#ifndef DMX_MASK_SKIP
#define DMX_MASK_SKIP 1
#endif
// ... 3341 lines not shown
    for (int x = threadIdx.x; x < 72 * A; x += blockDim.x) s_bacc[x] = P->ad[x / 72].acc[x % 72];
    __shared__ uint32_t s_multi;
    if (threadIdx.x == 0) s_multi = 0;
    __syncthreads();
    for (int x = threadIdx.x; x < 64 * A; x += blockDim.x) {
        const int a = x >> 6, i = x & 63;
        const DevAdapter& ad = P->ad[a];
        uint32_t r = 0;
        for (int c = 0; c < 4; ++c) r |= (uint32_t)((ad.peq[c] >> i) & 1ull) << c;
        if (__popc(r) == 1) r |= (uint32_t)(__ffs(r) - 1) << 4;
        else if (i < (int)ad.m) s_multi = 1u;
        s_rm[i * kMaxAdapters + a] = (uint8_t)r;
    }
    if (threadIdx.x == 0) {
        s_nq[0] = 0;
        s_nq[1] = 0;
        s_n = 0;
    }
    __shared__ uint32_t s_spre[kShards + 1];
    ShardMap sm{s_spre, 0u};
    sm.load(R.cand_count + list * kShards * kShardStride, R.cand_scap);
    const uint32_t total = sm.total();
    const Cand* cl = R.cand[list];
    Outcome* outs = R.cand_out[list];
    const uint32_t wave = threadIdx.x >> 6;
    const bool fast = s_multi == 0;

    auto dp_pass = [&](int e, uint32_t cnt) {
        const uint32_t lo = s_nq[e] - cnt;
        if (threadIdx.x < 8) s_hist[threadIdx.x] = 0;
        __syncthreads();
        uint32_t ci = 0, cost = 0, pos = 0;
        const bool have = threadIdx.x < cnt;
        if (have) {
            ci = s_q[e][lo + threadIdx.x];
            cost = s_qc[e][lo + threadIdx.x];
            pos = atomicAdd(&s_hist[cost], 1u);
        }
        __syncthreads();
        if (have) {
            uint32_t before = 0;
            for (uint32_t c = 0; c < cost; ++c) before += s_hist[c];
            s_sorted[before + pos] = ci;
            s_sc[before + pos] = (uint8_t)cost;
        }
        __syncthreads();
        if (threadIdx.x == 0) {
// ... 18 lines not shown
                tv.n = c.n;
                tv.strand = c.strand;
                tv.clean = c.clean != 0;
                tv.start = c.start;
                tv.len = c.len;
                view_off(R.pk, c.off, tv);
                tv.o = c.o;
                tv.a = c.a;
                int c2, origin, score;
#ifdef DMX_BAND_SKIP_DP
                c2 = cst;
                origin = (int)(c.j) - iend;
                score = (int)wc;
                if (false)
#endif
                if (e == 0)
                    band_dp_cost<CMIN == 0 ? 1 : CMIN, CMAX, false>(
                        wc, fast, s_rm + c.a, R.pk, tv, ad.front, iend, j, c2,
                        origin, score);
                else
                    band_dp_cost<CMIN == 0 ? 1 : CMIN, CMAX, true>(
                        wc, fast, s_rm + c.a, R.pk, tv, ad.front, iend, j, c2,
                        origin, score);
                if (c2 != cst) atomicOr(R.flags, 2u);
                const int lr = iend + (origin < 0 ? origin : 0);
                if (slot_in && lr >= 0 && cst <= (int)acc[lr]) {
                    Outcome out;
                    out.key = make_key(score, c.o, cst, c.a, t);
                    out.origin = origin;
                    out.pad = (int32_t)slot;
                    atomicMin(&R.winner[slot], (unsigned long long)out.key);
                    outs[cj] = out;
                }
            }
        }
        __syncthreads();
    };

    for (uint32_t base = blockIdx.x * blockDim.x; base < total; base += gridDim.x * blockDim.x) {
        const uint32_t ti = base + threadIdx.x;
        const uint32_t ci = ti < total ? sm.phys(ti) : 0u;
        Cand c{};
        if (ti < total) c = cl[ci];
        if (ti < total && (cmask == 0 || ((cmask >> c.cost) & 1))) {
            const uint32_t slot = slot_of(R, c.item, c.sub);
            const bool slot_in = DMX_BOUND(R.pk.bd, slots, slot, kBufSlot);
            const int cost = c.cost, iend = c.iend;
            const int j = (int)c.j;
            const uint64_t t = iend == (int)(s_amk[c.a] & 255u) ? (uint64_t)j
                                                               : (uint64_t)c.len + 1 + iend;
            Outcome out;
            out.key = ~0ull;
            out.origin = 0;
            out.pad = 0;
            const int lrmax = min(iend, j + cost);
            const int ub = lrmax - 2 * cost;
            if (slot_in && viable_lb(R.lb[slot], lrmax, c.o, cost) &&
                make_key(ub, c.o, cost, c.a, t) <= R.winner[slot]) {
                if (cost == 0) {
                    const int origin = j - iend;
                    const int score = j >= iend ? iend : j;
                    const int lr = iend + (origin < 0 ? origin : 0);
                    if (lr >= 0 && 0 <= (int)s_bacc[72 * c.a + lr]) {
                        out.key = make_key(score, c.o, 0, c.a, t);
                        out.origin = origin;
                        out.pad = (int32_t)slot;
                        atomicMin(&R.winner[slot], (unsigned long long)out.key);
                    }
                } else {
                    const int dx = j - iend;
                    const int H = CMAX;
                    const int e = (dx - H < 0 || j + H > (int)c.len) ? 1 : 0;
                    const uint32_t q = atomicAdd(&s_nq[e], 1u);
                    s_q[e][q] = ci;
                    s_qc[e][q] = (uint8_t)cost;
                }
            }
            outs[ci] = out;
        }
        __syncthreads();
        for (int e = 0; e < 2; ++e)
            while (s_nq[e] >= 256u) dp_pass(e, 256u);
        __syncthreads();
    }
    for (int e = 0; e < 2; ++e)
        if (s_nq[e]) dp_pass(e, s_nq[e]);
    if (threadIdx.x == 0 && s_n) atomicAdd(R.diag + 1, s_n);
}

> [Exercise description]
Using the entries shown above, reproduce verbatim the lines from the line bearing "#ifdef DMX_BAND_SKIP_DP" to the line bearing "if (ti < total) c = cl[ci];", inclusive.

> [Task response]
#ifdef DMX_BAND_SKIP_DP
                c2 = cst;
                origin = (int)(c.j) - iend;
                score = (int)wc;
                if (false)
#endif
                if (e == 0)
                    band_dp_cost<CMIN == 0 ? 1 : CMIN, CMAX, false>(
                        wc, fast, s_rm + c.a, R.pk, tv, ad.front, iend, j, c2,
                        origin, score);
                else
                    band_dp_cost<CMIN == 0 ? 1 : CMIN, CMAX, true>(
                        wc, fast, s_rm + c.a, R.pk, tv, ad.front, iend, j, c2,
                        origin, score);
                if (c2 != cst) atomicOr(R.flags, 2u);
                const int lr = iend + (origin < 0 ? origin : 0);
                if (slot_in && lr >= 0 && cst <= (int)acc[lr]) {
                    Outcome out;
                    out.key = make_key(score, c.o, cst, c.a, t);
                    out.origin = origin;
                    out.pad = (int32_t)slot;
                    atomicMin(&R.winner[slot], (unsigned long long)out.key);
                    outs[cj] = out;
                }
            }
        }
        __syncthreads();
    };

    for (uint32_t base = blockIdx.x * blockDim.x; base < total; base += gridDim.x * blockDim.x) {
        const uint32_t ti = base + threadIdx.x;
        const uint32_t ci = ti < total ? sm.phys(ti) : 0u;
        Cand c{};
        if (ti < total) c = cl[ci];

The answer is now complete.